:: What this task involves ::
Find every line in the records below that contains the word "struct", and copy each such line.

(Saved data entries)
# KyleVanMeter/MVOLPS

Hardware: AMD Instinct MI355X
Metric: simplex_pivots_per_s (higher is better)
Workload: dtype f64

## Files before the change

### include/mvx.h

```cpp
#ifndef MVX_H
#define MVX_H

#ifdef __cplusplus
extern "C" {
#endif

#define MVX_MIN 1
#define MVX_MAX 2
#define MVX_CV 1
#define MVX_IV 2
#define MVX_BV 3
#define MVX_FR 1
#define MVX_LO 2
#define MVX_UP 3
#define MVX_DB 4
#define MVX_FX 5
#define MVX_BS 1
#define MVX_NL 2
#define MVX_NU 3
#define MVX_NF 4
#define MVX_NS 5
#define MVX_UNDEF 1
#define MVX_FEAS 2
#define MVX_INFEAS 3
// ... 75 lines not shown
int mvx_gmi_cuts_many(const mvx_prob *const *Ps, int repaired, const int *cols, int count, double *vals, double *rhs, int *ok);
int mvx_classify_many(const mvx_prob *const *Ps, int count, int quirks, int *status, int *nviol, int *viol, double *xviol, int cap);
int mvx_branch_penalties_many(const mvx_prob *const *Ps, int count, const int *cols, const int *col_off, double tol, double *pen_down,
                              double *pen_up, int *arg_down, int *arg_up);
int mvx_round_many(const mvx_prob *root, const mvx_prob *const *Ps, int count, int mode, double *obj, int *found, double *x);
int mvx_rc_tighten_many(const mvx_prob *const *Ps, int count, const double *cutoff, double tol, int *cnt, int *cols, double *lb,
                        double *ub);
int mvx_tighten_cols_many(mvx_prob *const *Ps, int count, const int *off, const int *cols, const double *lb, const double *ub);

int mvx_get_tableau_ld(const mvx_prob *P);
int mvx_get_tableau(const mvx_prob *P, double *out);
int mvx_get_basis(const mvx_prob *P, int *head, int *nb, int *flag);

int mvx_device_count(void);
int mvx_set_device(int dev);
void mvx_profile_enable(int on);
void mvx_profile_reset(void);
double mvx_profile_update_ms(void);
long long mvx_profile_update_launches(void);
double mvx_last_solve_ms(const mvx_prob *P);
long long mvx_pack_size(const mvx_prob *P);
int mvx_pack(const mvx_prob *P, void *dev_buf);
long long mvx_pack_size_from(const mvx_prob *P, const mvx_prob *base);
int mvx_pack_from(const mvx_prob *P, const mvx_prob *base, void *dev_buf);
int mvx_unpack(mvx_prob *dst, const mvx_prob *base, const void *dev_buf);
void mvx_set_tuning(int tr, int hot, int nt);
void mvx_set_refresh(int check_every, double tol);
int mvx_get_refresh_cnt(const mvx_prob *P);
double mvx_row_residual(const mvx_prob *P);
void mvx_set_persist(int mode);
void mvx_set_chain(int len);
void mvx_set_cluster(int on);
void mvx_cluster_stats(long long *launches, long long *aborts);
void mvx_set_dual_chain(int len);
void mvx_persist_stats(long long *launches, long long *aborts);
void mvx_persist_cycles(unsigned long long *out5);
void mvx_set_batch_slots(int slots);
void mvx_sync(void);
int mvx_last_error(void);
int mvx_bind_thread(void);

#ifdef __cplusplus
}
#endif
#endif
```

### mvolps_amd/__init__.py

```python
import ctypes as C
import os

from . import capi

_HERE = os.path.dirname(os.path.abspath(__file__))
LIB_PATH = os.path.join(_HERE, "lib", "libmvolps_amd.so")

_EXTRA = {
    "device_count": (C.c_int, []),
    "set_device": (C.c_int, [C.c_int]),
    "profile_enable": (None, [C.c_int]),
    "profile_reset": (None, []),
    "profile_update_ms": (C.c_double, []),
    "profile_update_launches": (C.c_longlong, []),
    "last_solve_ms": (C.c_double, [C.c_void_p]),
    "sync": (None, []),
    "set_tuning": (None, [C.c_int, C.c_int, C.c_int]),
    "set_batch_slots": (None, [C.c_int]),
    "set_persist": (None, [C.c_int]),
    "set_chain": (None, [C.c_int]),
    "set_cluster": (None, [C.c_int]),
    "cluster_stats": (None, [C.POINTER(C.c_longlong), C.POINTER(C.c_longlong)]),
    "set_dual_chain": (None, [C.c_int]),
    "set_refresh": (None, [C.c_int, C.c_double]),
    "get_refresh_cnt": (C.c_int, [C.c_void_p]),
    "row_residual": (C.c_double, [C.c_void_p]),
    "persist_stats": (None, [C.POINTER(C.c_longlong), C.POINTER(C.c_longlong)]),
    "last_error": (C.c_int, []),
    "bind_thread": (C.c_int, []),
    "persist_cycles": (None, [C.POINTER(C.c_ulonglong)]),
    "simplex_batch": (C.c_int, [C.POINTER(C.c_void_p), C.c_int, C.c_void_p, C.POINTER(C.c_int)]),
    "pack_size": (C.c_longlong, [C.c_void_p]),
    "pack": (C.c_int, [C.c_void_p, C.c_void_p]),
    "pack_size_from": (C.c_longlong, [C.c_void_p, C.c_void_p]),
    "pack_from": (C.c_int, [C.c_void_p, C.c_void_p, C.c_void_p]),
    "unpack": (C.c_int, [C.c_void_p, C.c_void_p, C.c_void_p]),
}

_api = None


def load_library():
    if os.environ.get("MVX_NO_TORCH") != "1":
        try:
            import torch
        except Exception:
            pass
    if not os.path.exists(LIB_PATH):
        raise RuntimeError(
            "libmvolps_amd.so is missing (%s): build it with `python -m mvolps_amd.build`; "
            "there is no fallback path" % LIB_PATH
        )
    return C.CDLL(LIB_PATH)


# ... 19 lines not shown
```

### mvolps_amd/csrc/capi.cpp

```cpp
#include <cfloat>
#include <cmath>
#include <cstdio>
#include <cstdlib>
#include <chrono>
#include <cstring>

#include "engine.hpp"
#include "../../include/mvx_dist.h"

using mvx::RowPtr;

static const double INF = HUGE_VAL;
static int g_term_out = 1;

static void fault(const char *msg) {
  std::fprintf(stderr, "mvx: %s\n", msg);
  std::abort();
}

static void norm_bounds(int type, double lb, double ub, double *olb, double *oub) {
  switch (type) {
    case MVX_FR: *olb = -INF; *oub = INF; break;
    case MVX_LO: *olb = lb; *oub = INF; break;
    case MVX_UP: *olb = -INF; *oub = ub; break;
// ... 471 lines not shown
int mvx_rc_tighten_many(const mvx_prob *const *Ps, int count, const double *cutoff, double tol, int *cnt, int *cols, double *lb,
                        double *ub) {
  return mvx::engine_rc_tighten_many(Ps, count, cutoff, tol, cnt, cols, lb, ub);
}
int mvx_tighten_cols_many(mvx_prob *const *Ps, int count, const int *off, const int *cols, const double *lb, const double *ub) {
  return mvx::engine_tighten_many(Ps, count, off, cols, lb, ub);
}

int mvx_device_count(void) { return mvx::device_count(); }
int mvx_set_device(int dev) { return mvx::set_device(dev); }
long long mvx_pack_size(const mvx_prob *P) { return mvx::engine_pack_size(P, P->m); }
int mvx_pack(const mvx_prob *P, void *dev_buf) { return mvx::engine_pack(P, P->m, dev_buf); }
long long mvx_pack_size_from(const mvx_prob *P, const mvx_prob *base) { return mvx::engine_pack_size(P, base ? base->m : P->m); }
int mvx_pack_from(const mvx_prob *P, const mvx_prob *base, void *dev_buf) { return mvx::engine_pack(P, base ? base->m : P->m, dev_buf); }
int mvx_unpack(mvx_prob *dst, const mvx_prob *base, const void *dev_buf) {
  if (dst == base) return -1;
  mvx::release_device(dst);
  dst->m = base->m; dst->n = base->n; dst->dir = base->dir;
  dst->A = base->A; dst->c = base->c; dst->kind = base->kind; dst->cname = base->cname;
  dst->rtype = base->rtype; dst->rlb = base->rlb; dst->rub = base->rub;
  dst->ctype = base->ctype; dst->clb = base->clb; dst->cub = base->cub;
  dst->valid = false; dst->sol_fresh = false; dst->fresh_rows = -1;
  return mvx::engine_unpack(dst, dev_buf);
}
void mvx_set_tuning(int tr, int hot, int nt) { mvx::tuning(tr, hot, nt); }
void mvx_set_stall_limit(int limit) { mvx::set_stall_limit(limit); }
int mvx_fcs_debug_stamps(unsigned long long *out) { return mvx::fcs_debug_stamps(out); }
void mvx_set_refresh(int check_every, double tol) { mvx::set_refresh(check_every, tol); }
int mvx_get_refresh_cnt(const mvx_prob *P) { return P->refresh_cnt; }
double mvx_row_residual(const mvx_prob *P) { return mvx::row_residual(P); }
void mvx_set_persist(int mode) { mvx::set_persist(mode); }
void mvx_set_chain(int len) { mvx::set_chain(len); }
void mvx_set_cluster(int on) { mvx::set_cluster(on); }
void mvx_cluster_stats(long long *launches, long long *aborts) { mvx::cluster_stats(launches, aborts); }
void mvx_set_dual_chain(int len) { mvx::set_dual_chain(len); }
void mvx_persist_stats(long long *launches, long long *aborts) { mvx::persist_stats(launches, aborts); }
void mvx_persist_cycles(unsigned long long *out5) { mvx::persist_cycles(out5); }
void mvx_set_batch_slots(int slots) { mvx::set_batch_slots(slots); }
void mvx_profile_enable(int on) { mvx::profile_enable(on); }
void mvx_profile_reset(void) { mvx::profile_reset(); }
double mvx_profile_update_ms(void) { return mvx::profile_update_ms(); }
long long mvx_profile_update_launches(void) { return mvx::profile_update_launches(); }
double mvx_last_solve_ms(const mvx_prob *P) { return P->last_ms; }
void mvx_sync(void) { mvx::sync_stream(); }
int mvx_last_error(void) { return mvx::take_last_error(); }
int mvx_bind_thread(void) { return mvx::bind_thread(); }

void *mvx_image_alloc(size_t bytes) { return mvx::engine_image_alloc(bytes); }
void mvx_image_free(void *buf) { mvx::engine_image_free(buf); }
static long long img_pack_size(const void *P, const void *base) { return mvx_pack_size_from((const mvx_prob *)P, (const mvx_prob *)base); }
static int img_pack(const void *P, const void *base, void *buf) { return mvx_pack_from((const mvx_prob *)P, (const mvx_prob *)base, buf); }
static int img_unpack(void *dst, const void *base, const void *buf) { return mvx_unpack((mvx_prob *)dst, (const mvx_prob *)base, buf); }
const mvx_image_api *mvx_hip_image_api(void) {
  static const mvx_image_api t = {img_pack_size, img_pack, img_unpack, mvx_image_alloc, mvx_image_free};
  return &t;
}

}
```

### mvolps_amd/csrc/engine.cpp

```cpp
#include <hip/hip_runtime.h>

#include <cmath>
#include <cstdio>
#include <cstdlib>
#include <cstring>
#include <atomic>
#include <map>
#include <mutex>
#include <tuple>
#include <unordered_map>
#include <vector>

#include "engine.hpp"

struct DevMatrix {
  int m0 = 0, n = 0, lda = 0;
  double *plain = nullptr, *packed = nullptr;
  int *len = nullptr;
  std::vector<const void *> rows;
  ~DevMatrix() {
    if (packed && packed != plain) (void)hipFree(packed);
    if (plain) (void)hipFree(plain);
    if (len) (void)hipFree(len);
  }
};

struct RoundModel {
  int m0 = 0, n = 0, ldm = 0, dir = 0;
  void *dev = nullptr;
  size_t o_rlo = 0, o_rhi = 0, o_clo = 0, o_chi = 0, o_c = 0, o_flags = 0;
  std::vector<mvx::RowPtr> rows;
  std::vector<double> c, clb, cub, rlb, rub;
  std::vector<int> kind;
  ~RoundModel() {
    if (dev) (void)hipFree(dev);
  }
};

namespace mvx {

#define HIPCHECK(expr)                                                                         \
  do {                                                                                         \
    hipError_t e_ = (expr);                                                                    \
    if (e_ != hipSuccess) {                                                                    \
      std::fprintf(stderr, "mvx: HIP error %s at %s:%d (%s)\n", hipGetErrorString(e_), __FILE__, __LINE__, #expr); \
      std::abort();                                                                            \
    }                                                                                          \
  } while (0)

void set_tuning(int tr, int hot, int nt);
int fused_npb(int n);
int fused_nrb_max(int m);
int chain_ncb(int n);
int chain_nrb(int m);
void launch_pboot(const ChainArgs &, hipStream_t);
void launch_pstep(const ChainArgs &, int g, hipStream_t);
void launch_pc(const ChainArgs &, int g, hipStream_t);
void launch_fbc3(const ChainArgs &, int steps, hipStream_t);
void launch_fpatch(const ChainArgs &, int steps, hipStream_t);
int launch_chain(const ChainArgs &, hipStream_t);
int chain_cluster_nw(int m, int n);
int chain_cluster_kmax(int m, int n);
void launch_dboot(Ctl *, int n, hipStream_t);
void launch_da(Ctl *, int n, hipStream_t);
void launch_db(Ctl *, int m, int n, hipStream_t);
void launch_select(Ctl *, hipStream_t, int slots = 1);
int launch_dsel(Ctl *, int m, int n, hipStream_t, int slots = 1);
void launch_select_queue(Ctl *, const BatchQueue &q, hipStream_t, int slots);
void launch_update(Ctl *, int m, int n, hipStream_t, int slots = 1, int chained = 0, int busy_slots = 0);
void launch_p1_head(Ctl *, hipStream_t);
void launch_p1_select(Ctl *, hipStream_t);
void launch_p1_fix(Ctl *, int n, hipStream_t);
void launch_scatter_ctl(Ctl *dst, const Ctl *src, const int *idx, int count, hipStream_t);
void launch_copy_many(const CopyBatch &b, hipStream_t);
void launch_gmi(const GmiArgs &a, hipStream_t);
void launch_classify(const ClsArgs &a, hipStream_t);
void launch_penalty(const PenArgs &a, hipStream_t);
void launch_round(const RndArgs &a, hipStream_t);
void launch_rcfix(const RcArgs &a, hipStream_t);
void launch_tighten(const TightHandle *hs, const TightEntry *es, int count, hipStream_t);
void launch_refresh_select(Ctl *, const int *tflag, int var, hipStream_t);
size_t persist_lds_bytes(int m, int cpw);
int persist_max_cpw();
int persist_slot_words(int m_cap);
int launch_persist(Ctl *, unsigned long long *head, unsigned long long *slot, int *abort_flag, unsigned long long *dbg, int m, int cpw, int nw,
                   int slot_stride, int max_steps, int head_stride, hipStream_t);
void launch_rowcomb(Ctl *, int m, int n, int respect_done, hipStream_t);
void launch_shift_nonbasic(double *T, int ld, int m, int jj, double delta, hipStream_t);
void launch_set_basic_bounds(double *blb, double *bub, int i, double lb, double ub, hipStream_t);
void launch_set_nonbasic(double *nlb, double *nub, int *nflag, int j, double lb, double ub, int flag, hipStream_t);
void launch_add_rows(double *T, int ld, int n, int *bvar, double *blb, double *bub, int *nvar, int first, int nrs, int m_new,
// ... 543 lines not shown
    default: return MVX_NS;
  }
}

static void rebuild_pos(mvx_prob *P) {
  P->pos.assign((size_t)P->m + P->n + 1, 0);
  for (int i = 1; i <= P->m; i++) P->pos[P->bvar[i]] = i;
  for (int j = 1; j <= P->n; j++) P->pos[P->nvar[j]] = -j;
}
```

:: The completed task ::
struct DevMatrix {
struct RoundModel {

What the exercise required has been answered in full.